* **WHAT THE EXERCISE ASKS**: Filter the records below down to lines containing "elds".

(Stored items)
template <int TN, bool UNP, int NW = 4, int KS = 5>
__global__ __launch_bounds__(64 * NW, NW == 8 ? 2 : (TN == 32 ? 3 : 2)) void conv5_ring_kernel(const ConvParamsB p) {
    using G = RingGeom<TN, NW, KS>;
    static_assert(KS == 5 || (KS == 3 && !UNP && NW == 4), "kernel size 3: plain input, four waves");
    constexpr int NT = G::NT;
    constexpr int NI = G::NI, MI = G::MI, TH = G::TH, TW = G::TW, TWH = G::TWH, NPIXH = G::NPIXH, AP = G::AP;
    constexpr int PLSZ = G::PLSZ, ABUF = G::ABUF, SLOT = G::SLOT;
    extern __shared__ __attribute__((aligned(16))) unsigned char smem_raw[];
    uint4* sB = reinterpret_cast<uint4*>(smem_raw);
    uint4* sA = sB + G::NSLOT * SLOT;
    const unsigned sB_addr = (unsigned)(unsigned long)(__attribute__((address_space(3))) unsigned char*)smem_raw;
    const int tid = threadIdx.x, lane = tid & 63;
    const int wave = __builtin_amdgcn_readfirstlane(tid >> 6);
    const int Cout = p.O1;
    const int cot = Cout / TN;
    int bid = xcd_order(blockIdx.x);
    const int co0 = (bid % cot) * TN;
    bid /= cot;
    const int tiles = p.tiles_y * p.tiles_x;
    const int tile = bid % tiles, grp = bid / tiles;
    const int ty0 = (tile / p.tiles_x) * TH, tx0 = (tile % p.tiles_x) * TW;
    const int iy0 = ty0 - p.pad_t, ix0 = tx0 - p.pad_l;
    const int half = lane >> 5;

    int abase[MI];
#pragma unroll
    for (int mi = 0; mi < MI; ++mi) {
        const int P = (wave * MI + mi) * 32 + (lane & 31);
        abase[mi] = half * PLSZ + (P / TW) * 32 + (P % TW);
    }
    const int bbase = (lane & 31) * 2 + (half ^ (((lane & 31) >> 3) & 1));
    f32x16 acc[MI][NI];
#pragma unroll
    for (int mi = 0; mi < MI; ++mi)
#pragma unroll
        for (int ni = 0; ni < NI; ++ni)
#pragma unroll
            for (int j = 0; j < 16; ++j) acc[mi][ni][j] = 0.0f;

    typedef unsigned int u32x4 __attribute__((ext_vector_type(4)));
    typedef unsigned int u32x2k __attribute__((ext_vector_type(2)));
    unsigned aoff[AP], upos[UNP ? AP : 1];
    int adst[AP];
#pragma unroll
    for (int q = 0; q < AP; ++q) {
        const int item = tid + q * NT, pix = item >> 1;
        int gy = iy0 + pix / TWH, gx = ix0 + pix % TWH;
        const bool ok = (item < NPIXH * 2) & (grp < p.N) & map_coord(gy, p.H, p.pad_mode) & map_coord(gx, p.W, p.pad_mode);
        int apix;
        if constexpr (UNP) {
            apix = (grp * (p.H >> 1) + (gy >> 1)) * (p.W >> 1) + (gx >> 1);
            upos[q] = (unsigned)(((gy & 1) << 1) | (gx & 1));
        } else {
            apix = (grp * p.H + gy) * p.W + gx;
        }
        aoff[q] = ok ? (unsigned)((apix * p.C1 + (tid & 1) * 8) * 2) : 0x80000000u;
        adst[q] = (tid & 1) * PLSZ + (pix / TWH) * 32 + pix % TWH;
    }
    const __amdgpu_buffer_rsrc_t ra = __builtin_amdgcn_make_buffer_rsrc(
        const_cast<float*>(p.in1), 0, (int)(((long)p.N * p.H * p.W * p.C1 * 2) >> (UNP ? 2 : 0)), 0x00020000);
    const unsigned long wb_addr = (unsigned long)p.wb;
    const r_u32x4 rb = {(unsigned)wb_addr, (unsigned)(wb_addr >> 32) & 0xffffu,
                        (unsigned)((long)(p.CinP >> 4) * KS * KS * 16 * Cout * 2), 0x00020000u};
    const __amdgpu_buffer_rsrc_t rk = __builtin_amdgcn_make_buffer_rsrc(
        const_cast<unsigned char*>(UNP ? p.in_idx : reinterpret_cast<const unsigned char*>(p.in1)), 0,
        (int)(((long)p.N * p.H * p.W * p.C1) >> 2), 0x00020000);
    uint4 preA[AP];
    u32x2k preK[UNP ? AP : 1];
    auto fetchA = [&](int c0) {
#pragma unroll
        for (int q = 0; q < AP; ++q) {
            const u32x4 v = __builtin_amdgcn_raw_buffer_load_b128(ra, aoff[q], c0 * 2, 0);
            preA[q] = *reinterpret_cast<const uint4*>(&v);
            if constexpr (UNP)
                preK[q] = __builtin_amdgcn_raw_buffer_load_b64(rk, aoff[q] >= 0x80000000u ? 0x80000000u : aoff[q] >> 1, c0, 0);
        }
    };
    auto commitA = [&](int buf) {
#pragma unroll
        for (int q = 0; q < AP; ++q) {
            if (tid + q * NT < NPIXH * 2) {
                uint4 v = preA[q];
                if constexpr (UNP) v = unp_route(v, preK[q][0], preK[q][1], upos[q]);
                sA[buf + adst[q]] = v;
            }
        }
    };
    const unsigned bvoff = (unsigned)(((co0 + (lane >> 1)) * 16 + (((lane & 1) ^ ((lane >> 4) & 1)) * 8)) * 2);
    auto gldsB = [&](int chunk, int ky, int slot) {
#pragma unroll
        for (int j = 0; j < G::NPW; ++j) {
            const int k = wave + NW * j;
            if (G::PIECES % NW == 0 || k < G::PIECES) {
                const int soff = ((chunk * KS * KS + ky * KS + k / NI) * Cout + (k % NI) * 32) * 32;
                glds16(rb, sB_addr + (unsigned)((slot * SLOT + k * 64) * 16), bvoff, soff);
            }
        }
    };
    const int chunks = p.C1 >> 4;
    gldsB(0, 0, 0);
    if constexpr (G::NSLOT == 3) gldsB(0, 1, 1);
    fetchA(0);
    commitA(0);
    dma_wait();
    __syncthreads();
    constexpr int ABL = NIMG_RING_ABLATE;
    bf16x8 a0[MI], b0[NI];
    if constexpr (ABL & 8) {
#pragma unroll
        for (int mi = 0; mi < MI; ++mi) { const uint4 v = sA[abase[mi]]; a0[mi] = *reinterpret_cast<const bf16x8*>(&v); }
#pragma unroll
        for (int ni = 0; ni < NI; ++ni) { const uint4 v = sB[bbase + ni * 64]; b0[ni] = *reinterpret_cast<const bf16x8*>(&v); }
    }
    if constexpr (G::NSLOT == 3) {
        static_assert(G::ADBL, "the three-slot ring is written for the double-buffered input tile");
        constexpr int NLO = G::PIECES / NW, NREM = G::PIECES % NW;
        constexpr int NA = AP * (UNP ? 2 : 1);
        int s0 = 0;
        for (int c = 0; c < chunks; ++c) {
            const int ab = (c & 1) * ABUF;
            const bool more = c + 1 < chunks;
#pragma unroll
            for (int ky = 0; ky < 5; ++ky) {
                const int slot = (s0 + ky) % 3, slot2 = (s0 + ky + 2) % 3;
                if (ky == 2 && more) commitA(ab ^ ABUF);
                const bool issue = ky < 3 || more;
                if (ky < 3) gldsB(c, ky + 2, slot2);
                else if (more) gldsB(c + 1, ky - 3, slot2);
                if (ky == 0 && more) fetchA((c + 1) * 16);
                const uint4* sBs = sB + slot * SLOT + bbase;
#pragma unroll
                for (int kx = 0; kx < 5; ++kx) {
                    bf16x8 a[MI], b[NI];
#pragma unroll
                    for (int mi = 0; mi < MI; ++mi) {
                        const uint4 v = sA[ab + abase[mi] + ky * 32 + kx];
                        a[mi] = *reinterpret_cast<const bf16x8*>(&v);
                    }
#pragma unroll
                    for (int ni = 0; ni < NI; ++ni) {
                        const uint4 v = sBs[(kx * TN + ni * 32) * 2];
                        b[ni] = *reinterpret_cast<const bf16x8*>(&v);
                    }
#pragma unroll
                    for (int mi = 0; mi < MI; ++mi)
#pragma unroll
                        for (int ni = 0; ni < NI; ++ni)
                            acc[mi][ni] = __builtin_amdgcn_mfma_f32_32x32x16_bf16(a[mi], b[ni], acc[mi][ni], 0, 0, 0);
                }
                if (!issue) dma_wait();
                else if (ky < 2 && more) {
                    if (NREM && wave < NREM) dma_wait_leave<NLO + 1 + NA>();
                    else dma_wait_leave<NLO + NA>();
                } else {
                    if (NREM && wave < NREM) dma_wait_leave<NLO + 1>();
                    else dma_wait_leave<NLO>();
                }
                asm volatile("s_waitcnt lgkmcnt(0)\n\ts_barrier" ::: "memory");
            }
            s0 = (s0 + 2) % 3;
        }
    } else
    for (int c = 0; c < chunks; ++c) {
        const int ab = G::ADBL ? (c & 1) * ABUF : 0;
        const bool more = c + 1 < chunks;
#pragma unroll
        for (int ky = 0; ky < KS; ++ky) {
            const int slot = (c + ky) & 1;
            if constexpr (!(ABL & 1)) {
                if (ky < KS - 1) gldsB(c, ky + 1, slot ^ 1);
                else if (more) gldsB(c + 1, 0, slot ^ 1);
            }
            if constexpr (!(ABL & 2)) if (ky == 0 && more) fetchA((c + 1) * 16);
            const uint4* sBs = sB + slot * SLOT + bbase;
#pragma unroll
            for (int kx = 0; kx < KS; ++kx) {
                bf16x8 a[MI], b[NI];
#pragma unroll
                for (int mi = 0; mi < MI; ++mi) {
                    if constexpr (ABL & 8) { a[mi] = a0[mi]; continue; }
                    const uint4 v = sA[ab + abase[mi] + ky * 32 + kx];
                    a[mi] = *reinterpret_cast<const bf16x8*>(&v);
                }
#pragma unroll
                for (int ni = 0; ni < NI; ++ni) {
                    if constexpr (ABL & 8) { b[ni] = b0[ni]; continue; }
                    const uint4 v = sBs[(kx * TN + ni * 32) * 2];
                    b[ni] = *reinterpret_cast<const bf16x8*>(&v);
                }
#pragma unroll
                for (int mi = 0; mi < MI; ++mi)
#pragma unroll
                    for (int ni = 0; ni < NI; ++ni)
                        acc[mi][ni] = __builtin_amdgcn_mfma_f32_32x32x16_bf16(a[mi], b[ni], acc[mi][ni], 0, 0, 0);
            }
            if constexpr (!(ABL & 2)) if (G::ADBL && ky == KS - 1 && more) commitA(ab ^ ABUF);
            if constexpr (!(ABL & 4)) {
                dma_wait();
                __syncthreads();
            }
            if constexpr (!(ABL & 2)) if (!G::ADBL && ky == KS - 1 && more) {
                commitA(0);
                if constexpr (!(ABL & 4)) __syncthreads();
            }
        }
    }
    if constexpr (ABL & 4) { dma_wait(); __syncthreads(); }
    if constexpr (ABL & 16) {
        float sacc = 0.f;
#pragma unroll
        for (int mi = 0; mi < MI; ++mi)
#pragma unroll
            for (int ni = 0; ni < NI; ++ni)
#pragma unroll
                for (int j = 0; j < 16; ++j) sacc += acc[mi][ni][j];
        if (sacc == 123.456f) p.out1[0] = sacc;
        return;
    }
    if constexpr (KS == 3) {
        conv_epilogue_vec<3, TH, TW, 1, MI, NI>(acc, p, smem_raw, wave, lane, wave, 0, co0, Cout, ty0, tx0, grp, 0,
                                                epi_bias_preload<NI>(p, lane, 0, co0, Cout));
        return;
    }
    float* elds = reinterpret_cast<float*>(smem_raw) + wave * (32 * (NI * 32 + EPI_PAD));
    if (p.pool_out) {
        const int Hp = p.Hout >> 1, Wp = p.Wout >> 1;
        const float al = p.act == 1 ? p.alpha : 1.0f;
        if (p.flags & NIMG_BF16_OUT) {
#pragma unroll
            for (int mi = 0; mi < MI; ++mi) {
                const int py = (ty0 >> 1) + wave * MI + mi;
                pool_in_regs8<NI>(acc[mi], elds, lane, al,
                    [&](int c) { return p.bias ? p.bias[co0 + c] : 0.f; },
                    [&](int pc, int c, float4 lo, float4 hi, uint2 k) {
                        const int px = (tx0 >> 1) + pc;
                        if (grp >= p.N || py >= Hp || px >= Wp) return;
                        const long o = (((long)grp * Hp + py) * Wp + px) * Cout + co0 + c;
                        const float f[8] = {lo.x, lo.y, lo.z, lo.w, hi.x, hi.y, hi.z, hi.w};
                        const bf16x8 pk = pack8(f);
                        *reinterpret_cast<bf16x8*>(reinterpret_cast<__bf16*>(p.pool_out) + o) = pk;
                        if (p.pool_idx) *reinterpret_cast<uint2*>(p.pool_idx + o) = k;
                        if (p.pool_sign) {
                            const uint4 pw = __builtin_bit_cast(uint4, pk);
                            const unsigned sb = bf16x2_positive(pw.x) | (bf16x2_positive(pw.y) << 1) | (bf16x2_positive(pw.z) << 2) |
                                                (bf16x2_positive(pw.w) << 3);
                            p.pool_sign[o >> 3] = (unsigned char)sign_bits_interleave(sb);
                        }
                    });
            }
            return;
        }
#pragma unroll
        for (int mi = 0; mi < MI; ++mi) {
            const int py = (ty0 >> 1) + wave * MI + mi;
            pool_in_regs<NI>(acc[mi], elds, lane, al,
                [&](int c) { return p.bias ? p.bias[co0 + c] : 0.f; },
                [&](int pc, int c, float4 v, uchar4 k) {
                    const int co = co0 + c, px = (tx0 >> 1) + pc;
                    if (grp >= p.N || py >= Hp || px >= Wp) return;
                    const long o = (((long)grp * Hp + py) * Wp + px) * Cout + co;
                    if (p.flags & NIMG_BF16_OUT) store4_bf16(p.pool_out, o, v);
                    else *reinterpret_cast<float4*>(p.pool_out + o) = v;
                    if (p.pool_idx) *reinterpret_cast<uchar4*>(p.pool_idx + o) = k;
                });
        }
        return;
    }
    if ((p.flags & NIMG_BF16_OUT) && (!p.act1 || (p.flags & NIMG_BF16_MASK))) {
#pragma unroll
        for (int mi = 0; mi < MI; ++mi) {
            epilogue_via_lds8<NI>(acc[mi], elds, lane, [&](int row, int c, float4 lo, float4 hi) {
                const int P = (wave * MI + mi) * 32 + row;
                const int oy = ty0 + P / TW, ox = tx0 + P % TW;
                if (grp >= p.N || oy >= p.Hout || ox >= p.Wout) return;
                const long o = (((long)grp * p.Hout + oy) * p.Wout + ox) * Cout + co0 + c;
                float f[8] = {lo.x, lo.y, lo.z, lo.w, hi.x, hi.y, hi.z, hi.w};
                if (p.bias) {
#pragma unroll
                    for (int e = 0; e < 8; ++e) f[e] += p.bias[co0 + c + e];
                }
                if (p.act == 1) {
#pragma unroll
                    for (int e = 0; e < 8; ++e) f[e] = lrelu(f[e], p.alpha);
                }
                if (p.act_sign) {
                    const unsigned sb = p.act_sign[o >> 3];
#pragma unroll
                    for (int e = 0; e < 8; ++e) f[e] *= ((sb >> e) & 1u) ? 1.0f : p.alpha;
                } else if (p.act1) {
                    const bf16x8 m = *reinterpret_cast<const bf16x8*>(reinterpret_cast<const __bf16*>(p.act1) + o);
#pragma unroll
                    for (int e = 0; e < 8; ++e) f[e] *= (float)m[e] > 0.f ? 1.0f : p.alpha;
                }
                *reinterpret_cast<bf16x8*>(reinterpret_cast<__bf16*>(p.out1) + o) = pack8(f);
            });
        }
        return;
    }
#pragma unroll
    for (int mi = 0; mi < MI; ++mi) {
        epilogue_via_lds<NI, false>(acc[mi], elds, lane, [&](int row, int c, float4 v) {
            const int co = co0 + c;
            const int P = (wave * MI + mi) * 32 + row;
            const int oy = ty0 + P / TW, ox = tx0 + P % TW;
            if (grp >= p.N || oy >= p.Hout || ox >= p.Wout) return;
            const long o = (((long)grp * p.Hout + oy) * p.Wout + ox) * Cout + co;
            if (p.bias) {
                const float4 b = *reinterpret_cast<const float4*>(p.bias + co);
                v.x += b.x; v.y += b.y; v.z += b.z; v.w += b.w;
            }
            if (p.act == 1) {
                v.x = lrelu(v.x, p.alpha); v.y = lrelu(v.y, p.alpha); v.z = lrelu(v.z, p.alpha); v.w = lrelu(v.w, p.alpha);
            }
            if (p.act1) {
                const float4 m = (p.flags & NIMG_BF16_MASK) ? load4_bf16(p.act1, o) : *reinterpret_cast<const float4*>(p.act1 + o);
                v.x *= m.x > 0.f ? 1.0f : p.alpha; v.y *= m.y > 0.f ? 1.0f : p.alpha;
                v.z *= m.z > 0.f ? 1.0f : p.alpha; v.w *= m.w > 0.f ? 1.0f : p.alpha;
            }
            if (p.flags & NIMG_BF16_OUT) store4_bf16(p.out1, o, v);
            else *reinterpret_cast<float4*>(p.out1 + o) = v;
        });
    }
}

* **ANSWER TO THIS TASK**:
    float* elds = reinterpret_cast<float*>(smem_raw) + wave * (32 * (NI * 32 + EPI_PAD));
                pool_in_regs8<NI>(acc[mi], elds, lane, al,
            pool_in_regs<NI>(acc[mi], elds, lane, al,
            epilogue_via_lds8<NI>(acc[mi], elds, lane, [&](int row, int c, float4 lo, float4 hi) {
        epilogue_via_lds<NI, false>(acc[mi], elds, lane, [&](int row, int c, float4 v) {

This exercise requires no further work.